*** Source records

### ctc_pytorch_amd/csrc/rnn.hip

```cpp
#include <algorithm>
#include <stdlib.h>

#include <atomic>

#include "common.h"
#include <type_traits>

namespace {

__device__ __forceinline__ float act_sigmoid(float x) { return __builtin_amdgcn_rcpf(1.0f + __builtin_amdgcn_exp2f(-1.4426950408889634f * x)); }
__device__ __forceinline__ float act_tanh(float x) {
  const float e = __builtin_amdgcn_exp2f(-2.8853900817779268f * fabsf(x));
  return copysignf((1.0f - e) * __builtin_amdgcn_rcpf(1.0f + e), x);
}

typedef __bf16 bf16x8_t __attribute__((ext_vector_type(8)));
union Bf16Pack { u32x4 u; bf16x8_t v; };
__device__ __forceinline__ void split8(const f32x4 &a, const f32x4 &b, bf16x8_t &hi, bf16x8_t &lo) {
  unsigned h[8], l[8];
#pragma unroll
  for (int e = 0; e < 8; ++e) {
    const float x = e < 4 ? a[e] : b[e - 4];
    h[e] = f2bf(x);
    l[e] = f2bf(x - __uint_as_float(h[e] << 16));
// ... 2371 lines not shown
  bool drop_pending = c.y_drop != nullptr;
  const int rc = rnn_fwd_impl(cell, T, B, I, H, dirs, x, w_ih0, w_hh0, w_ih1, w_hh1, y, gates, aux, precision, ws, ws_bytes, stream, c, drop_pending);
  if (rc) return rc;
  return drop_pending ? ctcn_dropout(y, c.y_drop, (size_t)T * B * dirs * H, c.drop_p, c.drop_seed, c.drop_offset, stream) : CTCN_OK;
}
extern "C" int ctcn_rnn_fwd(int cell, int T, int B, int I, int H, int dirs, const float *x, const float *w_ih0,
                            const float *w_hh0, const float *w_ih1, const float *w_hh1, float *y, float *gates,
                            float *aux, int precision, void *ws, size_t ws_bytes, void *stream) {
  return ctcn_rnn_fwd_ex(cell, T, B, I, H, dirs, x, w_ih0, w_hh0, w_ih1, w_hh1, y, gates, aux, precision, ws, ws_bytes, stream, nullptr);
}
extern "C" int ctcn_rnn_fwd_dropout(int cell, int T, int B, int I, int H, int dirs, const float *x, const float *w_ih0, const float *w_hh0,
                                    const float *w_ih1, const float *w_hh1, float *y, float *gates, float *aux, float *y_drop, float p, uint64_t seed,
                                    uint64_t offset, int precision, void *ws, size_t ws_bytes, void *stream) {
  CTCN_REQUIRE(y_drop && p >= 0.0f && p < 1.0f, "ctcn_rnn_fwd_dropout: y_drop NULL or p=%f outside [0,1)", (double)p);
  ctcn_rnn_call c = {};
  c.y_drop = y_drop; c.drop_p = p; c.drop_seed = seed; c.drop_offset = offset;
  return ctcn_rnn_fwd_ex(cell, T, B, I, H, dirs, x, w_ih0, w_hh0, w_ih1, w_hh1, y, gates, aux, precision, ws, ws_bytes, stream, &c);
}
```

******
*** Source records

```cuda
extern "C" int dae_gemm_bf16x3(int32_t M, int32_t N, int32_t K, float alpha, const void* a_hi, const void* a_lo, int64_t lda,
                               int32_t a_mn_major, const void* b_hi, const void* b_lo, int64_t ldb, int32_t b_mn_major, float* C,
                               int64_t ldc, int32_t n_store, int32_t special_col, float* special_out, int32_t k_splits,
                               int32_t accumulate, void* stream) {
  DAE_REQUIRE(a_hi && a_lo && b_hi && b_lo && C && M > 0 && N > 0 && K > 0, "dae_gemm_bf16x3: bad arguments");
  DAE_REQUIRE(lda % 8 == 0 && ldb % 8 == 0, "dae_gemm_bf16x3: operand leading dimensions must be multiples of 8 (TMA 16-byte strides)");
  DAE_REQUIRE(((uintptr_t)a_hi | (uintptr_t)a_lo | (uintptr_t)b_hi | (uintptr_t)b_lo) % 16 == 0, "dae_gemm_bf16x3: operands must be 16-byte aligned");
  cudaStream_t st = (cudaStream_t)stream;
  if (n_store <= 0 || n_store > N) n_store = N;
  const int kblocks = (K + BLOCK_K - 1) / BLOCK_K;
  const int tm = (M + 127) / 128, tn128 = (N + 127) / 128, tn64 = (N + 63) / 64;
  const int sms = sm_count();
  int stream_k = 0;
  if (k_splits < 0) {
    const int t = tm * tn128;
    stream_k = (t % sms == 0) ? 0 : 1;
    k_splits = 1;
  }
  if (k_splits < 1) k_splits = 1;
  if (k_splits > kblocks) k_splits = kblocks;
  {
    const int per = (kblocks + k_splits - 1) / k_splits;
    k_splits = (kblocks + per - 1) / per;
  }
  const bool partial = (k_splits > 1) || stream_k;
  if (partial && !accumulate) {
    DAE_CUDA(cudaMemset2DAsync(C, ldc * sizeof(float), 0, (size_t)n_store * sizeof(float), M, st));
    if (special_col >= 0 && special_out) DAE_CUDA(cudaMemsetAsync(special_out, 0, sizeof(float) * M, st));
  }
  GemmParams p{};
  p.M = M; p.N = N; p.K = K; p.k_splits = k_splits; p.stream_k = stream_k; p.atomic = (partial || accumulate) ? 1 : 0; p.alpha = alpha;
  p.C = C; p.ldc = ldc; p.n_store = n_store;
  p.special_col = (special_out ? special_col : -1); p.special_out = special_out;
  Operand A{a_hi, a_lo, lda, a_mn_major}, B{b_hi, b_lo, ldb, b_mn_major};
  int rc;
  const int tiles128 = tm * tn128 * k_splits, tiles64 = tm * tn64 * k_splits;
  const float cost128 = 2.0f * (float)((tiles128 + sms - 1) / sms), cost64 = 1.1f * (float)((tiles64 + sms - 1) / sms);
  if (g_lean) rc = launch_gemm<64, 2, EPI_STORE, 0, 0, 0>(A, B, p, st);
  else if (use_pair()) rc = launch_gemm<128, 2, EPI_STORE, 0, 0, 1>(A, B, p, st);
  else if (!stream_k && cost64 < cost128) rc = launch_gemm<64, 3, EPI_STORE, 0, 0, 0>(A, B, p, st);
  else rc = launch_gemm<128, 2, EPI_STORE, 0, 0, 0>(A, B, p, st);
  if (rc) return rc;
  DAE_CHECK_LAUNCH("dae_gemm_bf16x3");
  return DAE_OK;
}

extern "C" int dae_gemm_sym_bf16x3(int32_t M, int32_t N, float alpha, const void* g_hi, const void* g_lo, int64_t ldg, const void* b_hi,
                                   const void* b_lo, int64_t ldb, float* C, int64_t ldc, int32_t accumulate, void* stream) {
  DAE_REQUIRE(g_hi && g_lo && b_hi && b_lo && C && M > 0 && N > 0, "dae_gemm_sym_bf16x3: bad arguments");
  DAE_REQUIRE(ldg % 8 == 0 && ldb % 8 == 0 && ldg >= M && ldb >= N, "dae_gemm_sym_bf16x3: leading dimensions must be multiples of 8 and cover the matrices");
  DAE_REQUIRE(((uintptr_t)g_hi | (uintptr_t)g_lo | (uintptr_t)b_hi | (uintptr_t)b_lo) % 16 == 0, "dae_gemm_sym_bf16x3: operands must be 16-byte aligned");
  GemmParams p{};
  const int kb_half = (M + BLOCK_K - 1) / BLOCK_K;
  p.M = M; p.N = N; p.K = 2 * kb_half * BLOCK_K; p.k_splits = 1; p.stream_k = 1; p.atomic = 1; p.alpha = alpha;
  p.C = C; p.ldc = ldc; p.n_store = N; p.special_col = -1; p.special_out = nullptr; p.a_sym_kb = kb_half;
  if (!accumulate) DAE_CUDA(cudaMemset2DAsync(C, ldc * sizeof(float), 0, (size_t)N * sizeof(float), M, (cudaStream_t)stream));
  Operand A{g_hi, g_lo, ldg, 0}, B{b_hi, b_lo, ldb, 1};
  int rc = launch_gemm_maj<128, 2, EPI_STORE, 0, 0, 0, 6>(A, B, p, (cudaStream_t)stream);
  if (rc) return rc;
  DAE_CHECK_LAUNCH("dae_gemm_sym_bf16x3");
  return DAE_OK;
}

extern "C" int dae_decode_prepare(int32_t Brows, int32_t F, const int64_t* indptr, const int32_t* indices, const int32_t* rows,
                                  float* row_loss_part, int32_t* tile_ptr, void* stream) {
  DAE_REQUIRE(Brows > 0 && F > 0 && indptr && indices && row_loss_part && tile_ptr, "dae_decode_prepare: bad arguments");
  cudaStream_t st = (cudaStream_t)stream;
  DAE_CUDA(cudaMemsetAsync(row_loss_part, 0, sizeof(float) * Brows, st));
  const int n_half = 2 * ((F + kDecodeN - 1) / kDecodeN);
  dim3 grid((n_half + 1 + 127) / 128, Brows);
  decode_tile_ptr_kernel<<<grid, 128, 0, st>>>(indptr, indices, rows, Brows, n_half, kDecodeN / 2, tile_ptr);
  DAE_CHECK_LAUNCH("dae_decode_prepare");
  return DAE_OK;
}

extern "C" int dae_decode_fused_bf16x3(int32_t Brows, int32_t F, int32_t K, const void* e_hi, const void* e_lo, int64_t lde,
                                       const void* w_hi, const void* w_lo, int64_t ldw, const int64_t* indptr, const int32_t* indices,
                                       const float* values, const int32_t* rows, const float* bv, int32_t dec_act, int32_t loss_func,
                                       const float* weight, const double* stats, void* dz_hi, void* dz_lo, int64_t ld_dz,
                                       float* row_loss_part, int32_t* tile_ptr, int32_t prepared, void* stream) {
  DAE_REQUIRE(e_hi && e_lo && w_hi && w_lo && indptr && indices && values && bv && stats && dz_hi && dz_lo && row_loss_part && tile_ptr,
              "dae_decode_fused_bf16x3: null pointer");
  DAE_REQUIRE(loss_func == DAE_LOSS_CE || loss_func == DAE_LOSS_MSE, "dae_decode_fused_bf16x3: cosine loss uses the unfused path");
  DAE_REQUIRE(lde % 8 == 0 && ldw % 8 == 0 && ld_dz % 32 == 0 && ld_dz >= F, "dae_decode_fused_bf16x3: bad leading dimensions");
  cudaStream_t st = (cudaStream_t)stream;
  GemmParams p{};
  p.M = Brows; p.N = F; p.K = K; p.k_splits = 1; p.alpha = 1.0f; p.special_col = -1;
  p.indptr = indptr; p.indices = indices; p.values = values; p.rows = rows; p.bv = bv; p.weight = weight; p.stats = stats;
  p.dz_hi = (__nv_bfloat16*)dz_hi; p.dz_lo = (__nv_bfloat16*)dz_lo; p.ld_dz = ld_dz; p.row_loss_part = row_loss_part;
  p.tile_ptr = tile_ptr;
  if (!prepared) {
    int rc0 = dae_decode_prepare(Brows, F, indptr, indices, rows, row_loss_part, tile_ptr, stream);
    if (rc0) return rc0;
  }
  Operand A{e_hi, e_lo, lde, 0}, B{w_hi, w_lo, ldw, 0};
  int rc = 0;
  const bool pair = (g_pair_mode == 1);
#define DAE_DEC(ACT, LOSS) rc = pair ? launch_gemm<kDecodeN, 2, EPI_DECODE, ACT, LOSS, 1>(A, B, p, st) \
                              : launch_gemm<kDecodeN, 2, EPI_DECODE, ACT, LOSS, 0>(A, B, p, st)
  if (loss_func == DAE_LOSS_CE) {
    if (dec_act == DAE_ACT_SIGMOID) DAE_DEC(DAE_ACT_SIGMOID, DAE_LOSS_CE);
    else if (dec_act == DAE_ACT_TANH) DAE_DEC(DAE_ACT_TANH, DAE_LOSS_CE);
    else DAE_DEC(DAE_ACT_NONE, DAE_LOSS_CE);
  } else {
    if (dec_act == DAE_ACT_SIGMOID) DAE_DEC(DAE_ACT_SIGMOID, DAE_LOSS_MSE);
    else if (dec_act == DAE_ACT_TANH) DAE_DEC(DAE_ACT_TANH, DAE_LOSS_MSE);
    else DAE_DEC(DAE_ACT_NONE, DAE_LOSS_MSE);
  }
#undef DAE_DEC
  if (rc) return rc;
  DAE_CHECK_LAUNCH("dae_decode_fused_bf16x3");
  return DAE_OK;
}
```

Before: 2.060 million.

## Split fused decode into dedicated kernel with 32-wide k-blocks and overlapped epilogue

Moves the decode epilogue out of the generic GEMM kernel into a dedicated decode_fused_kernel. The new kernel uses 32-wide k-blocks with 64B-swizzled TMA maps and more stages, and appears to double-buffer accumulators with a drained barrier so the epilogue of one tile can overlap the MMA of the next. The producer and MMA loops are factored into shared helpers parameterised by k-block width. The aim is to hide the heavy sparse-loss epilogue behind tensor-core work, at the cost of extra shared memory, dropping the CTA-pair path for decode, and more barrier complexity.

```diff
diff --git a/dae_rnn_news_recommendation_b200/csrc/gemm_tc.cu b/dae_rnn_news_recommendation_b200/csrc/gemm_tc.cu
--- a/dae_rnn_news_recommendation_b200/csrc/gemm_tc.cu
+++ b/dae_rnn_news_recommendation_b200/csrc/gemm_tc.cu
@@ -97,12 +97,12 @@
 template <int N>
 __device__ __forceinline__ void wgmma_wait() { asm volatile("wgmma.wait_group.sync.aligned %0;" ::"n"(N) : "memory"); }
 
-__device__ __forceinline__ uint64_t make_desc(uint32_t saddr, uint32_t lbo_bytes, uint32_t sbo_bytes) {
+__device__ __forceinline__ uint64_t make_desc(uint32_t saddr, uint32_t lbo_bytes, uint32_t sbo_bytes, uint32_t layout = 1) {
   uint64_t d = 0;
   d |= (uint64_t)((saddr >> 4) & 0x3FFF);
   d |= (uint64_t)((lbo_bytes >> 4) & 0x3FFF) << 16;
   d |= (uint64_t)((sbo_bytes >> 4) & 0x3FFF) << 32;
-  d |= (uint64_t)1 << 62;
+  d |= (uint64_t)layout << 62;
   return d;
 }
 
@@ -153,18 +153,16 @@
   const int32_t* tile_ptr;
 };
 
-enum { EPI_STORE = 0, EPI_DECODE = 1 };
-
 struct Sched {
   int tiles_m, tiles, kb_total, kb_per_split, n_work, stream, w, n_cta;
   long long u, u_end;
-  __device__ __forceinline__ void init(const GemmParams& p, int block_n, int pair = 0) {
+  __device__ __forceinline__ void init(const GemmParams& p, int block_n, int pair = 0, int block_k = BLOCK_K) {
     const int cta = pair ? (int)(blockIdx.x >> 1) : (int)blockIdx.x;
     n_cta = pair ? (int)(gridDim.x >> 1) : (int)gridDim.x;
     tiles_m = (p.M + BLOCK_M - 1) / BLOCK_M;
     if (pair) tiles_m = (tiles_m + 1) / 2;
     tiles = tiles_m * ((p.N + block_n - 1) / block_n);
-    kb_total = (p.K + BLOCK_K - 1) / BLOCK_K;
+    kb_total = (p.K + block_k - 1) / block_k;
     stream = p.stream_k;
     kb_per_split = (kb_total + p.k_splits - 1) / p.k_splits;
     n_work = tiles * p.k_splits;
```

******

*What to do:*
Write out every line from the data above that includes "multiples".

*Task response:*
  DAE_REQUIRE(lda % 8 == 0 && ldb % 8 == 0, "dae_gemm_bf16x3: operand leading dimensions must be multiples of 8 (TMA 16-byte strides)");
  DAE_REQUIRE(ldg % 8 == 0 && ldb % 8 == 0 && ldg >= M && ldb >= N, "dae_gemm_sym_bf16x3: leading dimensions must be multiples of 8 and cover the matrices");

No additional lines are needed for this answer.